References: Hebrews 12:4.—H. Wace, The Anglican Pulpit of To-day, p. 325; D. Jones, Christian World Pulpit, vol. xviii., p. 212; Preacher's Monthly, vol. vii., p. 118. Hebrews 12:5.—Spurgeon, Sermons, vol. i., No. 48. Hebrews 12:6.—G. E. L. Cotton, Sermons in Marlborough College, p. 476. Hebrews 12:6-11.—H. W. Beecher, Christian World Pulpit, vol. xxx., p. 241.


Verse 7

Hebrews 12:7 (Revised Version)

I. The word endure is no tame word. It means something widely different from insensibility, or proud defiance. Stoicism is no Christian virtue. Obstinate and contemptuous superiority to pain has no place here. This may possibly save a waste of passion in the sufferer; it may impress; it may win admiration. But all that kind of thing is far remote from the writer's thought. He drops very impressive hints about the afflictions of these Hebrews, and about the example of Christ. Christ endured the cross for the joy that was set before Him, counting its pain and its shame as light, trivial, in comparison with that. His holy soul had adequate solace and stay all through that immeasurable anguish; mental reasons mastered the flesh: spiritual considerations sustained Him that were far mightier to support than the cross to overthrow. The Hebrews, too, were exercised, much exercised, in their afflictions, and the exercise, like a Divine alchemy, was turning every constituent of distress into gold.
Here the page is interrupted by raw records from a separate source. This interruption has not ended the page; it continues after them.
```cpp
inline int conv_tiles_grid(const sd_ctx* c, ConvArgs& a, int tile_m, int tile_n, int wgs_per_cu)
{
    a.m_tiles = (a.M + tile_m - 1) / tile_m;
    a.n_tiles = (a.Cout + tile_n - 1) / tile_n;
    int g = (wgs_per_cu * c->num_cu / 8) * 8;
    if (g < 8) g = 8;
    const int lx_max = ((a.m_tiles + 7) / 8) * a.n_tiles;
    if (g / 8 > lx_max) g = lx_max * 8;
    return g;
}
struct ConvBill { double flops, bytes; };
inline ConvBill conv_bill(const ConvArgs& a, double rows, bool f16, int inputs = 1)
{
    const int cin = a.cin_real > 0 ? a.cin_real : a.Cin;
    const int kt_alg = a.kt_real > 0 ? a.kt_real : a.KT;
    return {2.0 * rows * a.Cout * cin * kt_alg, (f16 ? 2.0 : 4.0) * (rows * cin * inputs + rows * a.Cout + (double)a.Cout * cin * a.KT)};
}
inline bool conv_set_dyn_lds(const sd_ctx* c, std::atomic<unsigned>& mask, std::initializer_list<const void*> kernels, size_t lds_bytes)
{
    const unsigned dev_bit = 1u << (c->device & 31);
    if (mask.load(std::memory_order_acquire) & dev_bit) return true;
    for (const void* k : kernels)
        if (hipFuncSetAttribute(k, hipFuncAttributeMaxDynamicSharedMemorySize, (int)lds_bytes) != hipSuccess) { (void)hipGetLastError(); return false; }
    mask.fetch_or(dev_bit, std::memory_order_release);
    return true;
}
struct ConvProfWide {
    ProfScope all, prec, wide, caller;
    ConvProfWide(sd_ctx* c, const char* tag, const char* p, const ConvBill& b)
        : all(c, c->profile_detail ? std::string("conv_gemm:") + tag : std::string("conv_gemm"), b.flops, b.bytes),
          prec(c, std::string("conv_gemm_") + p, b.flops, b.bytes), wide(c, std::string("conv_w256_") + p, b.flops, b.bytes),
          caller(c, strcmp(tag, "lstm_ih") == 0 ? "conv_w256_seg" : "conv_w256_ecapa", b.flops, b.bytes) {}
};
int launch_conv_gemm(sd_ctx* c, const ConvArgs& a, const char* tag);
int launch_conv_gemm_h256(sd_ctx* c, const ConvArgs& a, const char* tag);
int launch_conv_gemm_g256(sd_ctx* c, const ConvArgs& a, const char* tag);
int launch_conv_gemm_pp(sd_ctx* c, const ConvArgs& a, const char* tag);
int seg_prec(const sd_ctx* c);
int launch_conv_narrow(sd_ctx* c, const ConvArgs& a, const char* tag);
struct PackTensor { std::vector<int64_t> dims; std::vector<float> data; };
typedef std::map<std::string, PackTensor> Pack;
int load_pack(const char* path, Pack& out, std::string& err);
int load_model_any(const char* path, int kind, Pack& out, std::string& err);
int build_ecapa_weights(sd_ctx* c, const Pack& p);
int build_seg_weights(sd_ctx* c, const Pack& p);
float lstm_whh_split(const float* whh , _Float16* planes );
void* weight_alloc(sd_ctx* c, size_t bytes);
int ensure_ecapa_mode_weights(sd_ctx* c, int ecapa_precision);
inline size_t conv_w16_bytes(const ConvLayer& L) { return (size_t)2 * L.KT * L.Cout * L.CinPad16 * 2; }
inline size_t conv_w16x_bytes(const ConvLayer& L) { return (size_t)2 * L.KT * L.Cout * L.CinPad * 2; }
int build_conv_w16(sd_ctx* c, ConvLayer& L, void* d);
int build_conv_w16x(sd_ctx* c, ConvLayer& L, void* d, unsigned* d_max);
int frontend_prepare(sd_ctx* c, const float* d_masks, int64_t items, int64_t first_item, float* d_wav_lens, int* d_nnorm, int* d_nvalid,
                     int* d_flags, bool compact, int* h_n_active, int* d_cidx, std::vector<int>* h_nvalid = nullptr);
int frontend_features(sd_ctx* c, const float* d_wav, int64_t n, int64_t first_item, int64_t run_items, bool compact, const int* d_nnorm,
                      const int* d_rowoff, float* d_feats , bool sig_mode = false);
int frontend_prepare_signals(sd_ctx* c, int64_t items);
#define EC_SPACES 4
struct EcapaRowPlan {
    int64_t n = 0;
    std::vector<int> off[EC_SPACES];
    const int* d_off = nullptr;
};
int ecapa_need_rows(int nvalid, bool skip_dead_rows);
int ecapa_build_rowtab(sd_ctx* c, const int* d_off_out, int base_out, const int* d_off_in, int base_in, int64_t items, int2* d_rowtab);
int ecapa_rows_to_half(sd_ctx* c, const float* d_f32, void* d_f16, int64_t n4);
int ecapa_row_plan(sd_ctx* c, const int* h_nvalid, int64_t n, EcapaRowPlan& plan, int* d_off );
int run_ecapa(sd_ctx* c, const float* d_feats, const int* d_nvalid , const EcapaRowPlan& plan, int64_t a0, int64_t a1, float* d_emb );
std::vector<int64_t> ecapa_plan_batches(const EcapaRowPlan& plan, int64_t cap_rows, bool balance);
int64_t ecapa_round_items(int64_t nb);
int ecapa_run_items(sd_ctx* c, const float* d_feats, const int* d_nvalid, const EcapaRowPlan& plan, int64_t nb, bool balance, float* d_emb);
int run_embed(sd_ctx* c, const float* d_wav, int64_t n, const float* d_masks, int64_t items, int64_t first_item, float* d_emb);
int run_segment(sd_ctx* c, const float* d_wav, int64_t n, int64_t chunk_lo, int64_t chunk_hi, float* d_seg);
int run_segment_rows(sd_ctx* c, const float* d_rows, int64_t rows, int T, float* d_seg, int* frames);
int launch_chunk_norm(sd_ctx* c, const float* d_wav, int64_t origin, int64_t first_chunk, int64_t hop, int L, int64_t chunks, float w, float b, float* xn);
int launch_chunk_stats(sd_ctx* c, const float* d_wav, int64_t origin, int64_t first_chunk, int L, int64_t chunks, float w, float b, float2* st);
int launch_pool_norm(sd_ctx* c, int stage, const float* in, int64_t chunks, int Lc, const float* gw, const float* gb, float* out,
                     const float2* cst, const float* wsum, int chunk_rows);
int launch_lstm_rec(sd_ctx* c, const float* G, const float* whh_f, const float* whh_b, const void* whx_f, const void* whx_b, float inv_f, float inv_b,
                    float* H, int64_t B, int F);
int launch_classifier(sd_ctx* c, const float* y, const float* W, const float* bias, float* seg, int64_t chunks, int F);
int run_postseg(sd_ctx* c, const float* d_seg, int64_t chunks, uint8_t* d_bin, float* d_masks, int* d_nact);
int run_count(sd_ctx* c, const uint8_t* d_bin, int64_t chunks, int32_t* d_count, int64_t n_count, double* d_avg = nullptr);
int write_step_dumps(sd_ctx* c, const float* d_seg, const float* d_emb, int64_t chunks, int64_t n_samples, const std::vector<int>& hard_post, int K);
int64_t count_frames_host(int64_t chunks);
int sd_np_rint_host(double v);
int64_t closest_frame_host(double w_start, double w_step, double w_dur, double t);
int run_linkage(sd_ctx* c, const double* d_X, int64_t N, int d, double* d_Z, int method = SD_LINKAGE_CENTROID, int metric = SD_METRIC_EUCLIDEAN);
int run_cluster_labels(sd_ctx* c, const double* d_X, int64_t N, int d, double cutoff, std::vector<int>& labels1, std::vector<double>* Zout = nullptr,
                       int method = SD_LINKAGE_CENTROID, int metric = SD_METRIC_EUCLIDEAN);
int run_clustering(sd_ctx* c, const double* d_emb , int64_t M, int d, std::vector<int>& hard, int* K,
                   int num_clusters = -1, int min_clusters = -1, int max_clusters = -1, std::vector<double>* soft_best = nullptr);
void fcluster_host(const std::vector<double>& Z, int64_t n, double cutoff, std::vector<int>& T);
int64_t activity_frames_host(int64_t chunks);
int64_t activity_rows_host(int64_t nf, int64_t n_samples);
int run_activity_scores(sd_ctx* c, const float* d_seg, int64_t chunks, int kind, double* d_scores, int64_t nf);
int run_activity_regions(sd_ctx* c, const double* d_scores, int64_t rows, int label, std::vector<sd_turn>& turns);
int run_reconstruct(sd_ctx* c, const float* d_seg, const int* d_nact, const int* d_hard, const int32_t* d_count,
                    int64_t n_count, int64_t chunks, int64_t n_samples, int K, std::vector<sd_turn>& turns);
```

pyannote-audio_speaker-diarization_cpp_amd/csrc/ecapa.hip:

```cpp
#include "common.h"
#include <algorithm>

template <class T> __global__ void k_masked_mean(const T* __restrict__ x, int ld, const int* __restrict__ nvalid, const int* __restrict__ rowoff, int row_base,
                              float* __restrict__ out, int C)
{
    const int item = blockIdx.y, ch = blockIdx.x * blockDim.x + threadIdx.x;
    if (ch >= C) return;
    const int nv = nvalid[item];
    const T* p = x + (size_t)(rowoff[item] - row_base) * ld + ch;
    float s0 = 0, s1 = 0, s2 = 0, s3 = 0;
    int t = 0;
    for (; t + 3 < nv; t += 4) { s0 += (float)p[(size_t)t * ld]; s1 += (float)p[(size_t)(t + 1) * ld]; s2 += (float)p[(size_t)(t + 2) * ld]; s3 += (float)p[(size_t)(t + 3) * ld]; }
    for (; t < nv; ++t) s0 += (float)p[(size_t)t * ld];
    out[(size_t)item * C + ch] = ((s0 + s1) + (s2 + s3)) / (float)nv;
}
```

II. Questions arise here that admit of only one answer. (1) Who doubts the need of chastening? Sin in one or other of its myriad forms has aggravated all the imperfections of inexperience, so that we require far surer correction and direction than a childhood and youth of innocence had ever called for. (2) Who doubts the spirit in which this chastening is inflicted? Dictated by love, directed by wisdom, aimed at the highest ends, it has every quality to keep us alike from despising it or fainting under it. (3) Who is not driven to rigorous self-examination? There is no talismanic power in afflictions, in pains and penalties, that of itself can correct and transform. Chastening calls for thought, for reflection, for faithful survey of our life, with its temper, aims, and spirit. (4) Who does not rejoice in the advance of correction and growth? "Before I was afflicted I went astray, but since have I kept Thy word."

G. B. Johnson, The Beautiful Life of Christ, p. 166.
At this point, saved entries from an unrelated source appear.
EXPORTS = [
    'mvsdf_version', 'mvsdf_abi_struct_sizes', 'mvsdf_last_error', 'mvsdf_packed_floats', 'mvsdf_fold_pack', 'mvsdf_fold_backward', 'mvsdf_fold_pack_net', 'mvsdf_fold_backward_net', 'mvsdf_packed_bf16_bytes', 'mvsdf_pack_bf16w_net', 'mvsdf_pack_bf16s_net', 'mvsdf_pack_bf16x3_net', 'mvsdf_pack_bf16x3t_net',
    'mvsdf_sdf_col0', 'mvsdf_camera_rays', 'mvsdf_sphere_intersection', 'mvsdf_trace_workspace_bytes', 'mvsdf_trace_workspace_bytes_n', 'mvsdf_trace', 'mvsdf_trace_stage', 'mvsdf_det_math',
    'mvsdf_tracegen_state_bytes', 'mvsdf_tracegen_init', 'mvsdf_tracegen_step', 'mvsdf_tracegen_finish', 'mvsdf_tracegen_rows', 'mvsdf_tracegen_reduce',
    'mvsdf_tracegen_secant',
    'mvsdf_sdf_ctx_floats', 'mvsdf_sdf_forward', 'mvsdf_sdf_bwd_ws_floats', 'mvsdf_sdf_backward', 'mvsdf_sdf_backward_pair', 'mvsdf_sdf_backward_finish',
    'mvsdf_feat_corr', 'mvsdf_depth_carve', 'mvsdf_loss_terms', 'mvsdf_loss_prep', 'mvsdf_loss_scale', 'mvsdf_adam_ws_floats', 'mvsdf_adam_step', 'mvsdf_adam_step_scaled', 'mvsdf_adam_step_fused',
    'mvsdf_partition_rays', 'mvsdf_step_outputs', 'mvsdf_step_backward_inputs', 'mvsdf_step_backward_fbar', 'mvsdf_dsurf_select', 'mvsdf_dsurf_points',
    'mvsdf_render_ctx_floats', 'mvsdf_render_bwd_ws_floats', 'mvsdf_render_forward', 'mvsdf_render_backward',
    'mvsdf_step_create', 'mvsdf_step_destroy', 'mvsdf_step_forward', 'mvsdf_step_wait_counts', 'mvsdf_step_backward', 'mvsdf_step_set_timing', 'mvsdf_step_trace_times', 'mvsdf_step_times',
    'mvsdf_step_seq', 'mvsdf_step_counts_offset', 'mvsdf_step_wait_counts_seq', 'mvsdf_step_done_seq', 'mvsdf_step_can_defer', 'mvsdf_step_saved_offsets',
    'mvsdf_loss_layout', 'mvsdf_loss_forward', 'mvsdf_loss_backward',
    'mvsdf_mc_workspace_bytes', 'mvsdf_mc_count', 'mvsdf_mc_emit', 'mvsdf_mesh_cc_workspace_bytes', 'mvsdf_mesh_components', 'mvsdf_mesh_select',
    'mvsdf_smc_workspace_bytes', 'mvsdf_smc_emit_workspace_bytes', 'mvsdf_smc_coarse_points', 'mvsdf_smc_seed', 'mvsdf_smc_brick_points',
    'mvsdf_smc_closure', 'mvsdf_smc_count', 'mvsdf_smc_emit',
    'mvsdf_mesh_cut_workspace_bytes', 'mvsdf_mesh_cut', 'mvsdf_mesh_trim',
    'mvsdf_chamfer_key', 'mvsdf_chamfer_sample_workspace_bytes', 'mvsdf_chamfer_sample_count', 'mvsdf_chamfer_sample_emit',
    'mvsdf_chamfer_downsample_workspace_bytes', 'mvsdf_chamfer_downsample', 'mvsdf_chamfer_mask_workspace_bytes', 'mvsdf_chamfer_mask',
    'mvsdf_chamfer_nearest_workspace_bytes', 'mvsdf_chamfer_nearest',
    'mvsdf_fusion_workspace_bytes', 'mvsdf_fusion_fuse', 'mvsdf_fusion_emit',
    'mvsdf_cloud_clean_workspace_bytes', 'mvsdf_cloud_compact_workspace_bytes', 'mvsdf_cloud_knn', 'mvsdf_cloud_components', 'mvsdf_cloud_clean',
    'mvsdf_cloud_compact',
    'mvsdf_raster_workspace_bytes', 'mvsdf_raster_draw', 'mvsdf_raster_resolve', 'mvsdf_raster_visibility', 'mvsdf_raster_colors',
    'mvsdf_featext_raw_floats', 'mvsdf_featext_pack_bytes', 'mvsdf_featext_pack', 'mvsdf_featext_workspace_bytes', 'mvsdf_featext_forward',
    'mvsdf_featext_layer_workspace_bytes', 'mvsdf_featext_layer',
    'mvsdf_stereo_workspace_bytes', 'mvsdf_stereo_volume_offset', 'mvsdf_stereo_normalize', 'mvsdf_stereo_patches', 'mvsdf_stereo_sweep',
    'mvsdf_viewsel_bits_bytes', 'mvsdf_viewsel_workspace_bytes', 'mvsdf_viewsel_pack_dense', 'mvsdf_viewsel_pack_tracks', 'mvsdf_viewsel_scores',
    'mvsdf_viewsel_depths', 'mvsdf_viewsel_weights_host',
    'mvsdf_batch_args_bytes', 'mvsdf_batch_gather',
]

References: Hebrews 12:7.—F. W. Farrar, Christian World Pulpit, vol xxvi.,p. 321. Hebrews 12:8.—T. R. Stevenson, Ibid., vol. xvi., p. 412. Hebrews 12:9.—H. Melvill, Penny Pulpit, No. 2987. Hebrews 12:10.—E. de Pressensé, The Mystery of Suffering, p. 55; J. Vaughan, Sermons, 12th series, p. 92. Hebrews 12:11.—Spurgeon, Sermons, vol. ix., No. 528; Ibid., Evening by Evening, p. 139; R. D. B. Rawnsley, Village Sermons, 1st series, p. 238; H. W. Beecher, Christian World Pulpit, vol. iii., p. 10.


Verse 12

Hebrews 12:12

Religious Cowardice. .

The encouragement which we derive from St. Mark's history is, that the feeblest among us may, through God's grace, become strong; and the warning to be drawn from it is to distrust ourselves, and, again, not to despise weak brethren or to despair of them, but to bear their burdens and help them forward, if so be we may restore them.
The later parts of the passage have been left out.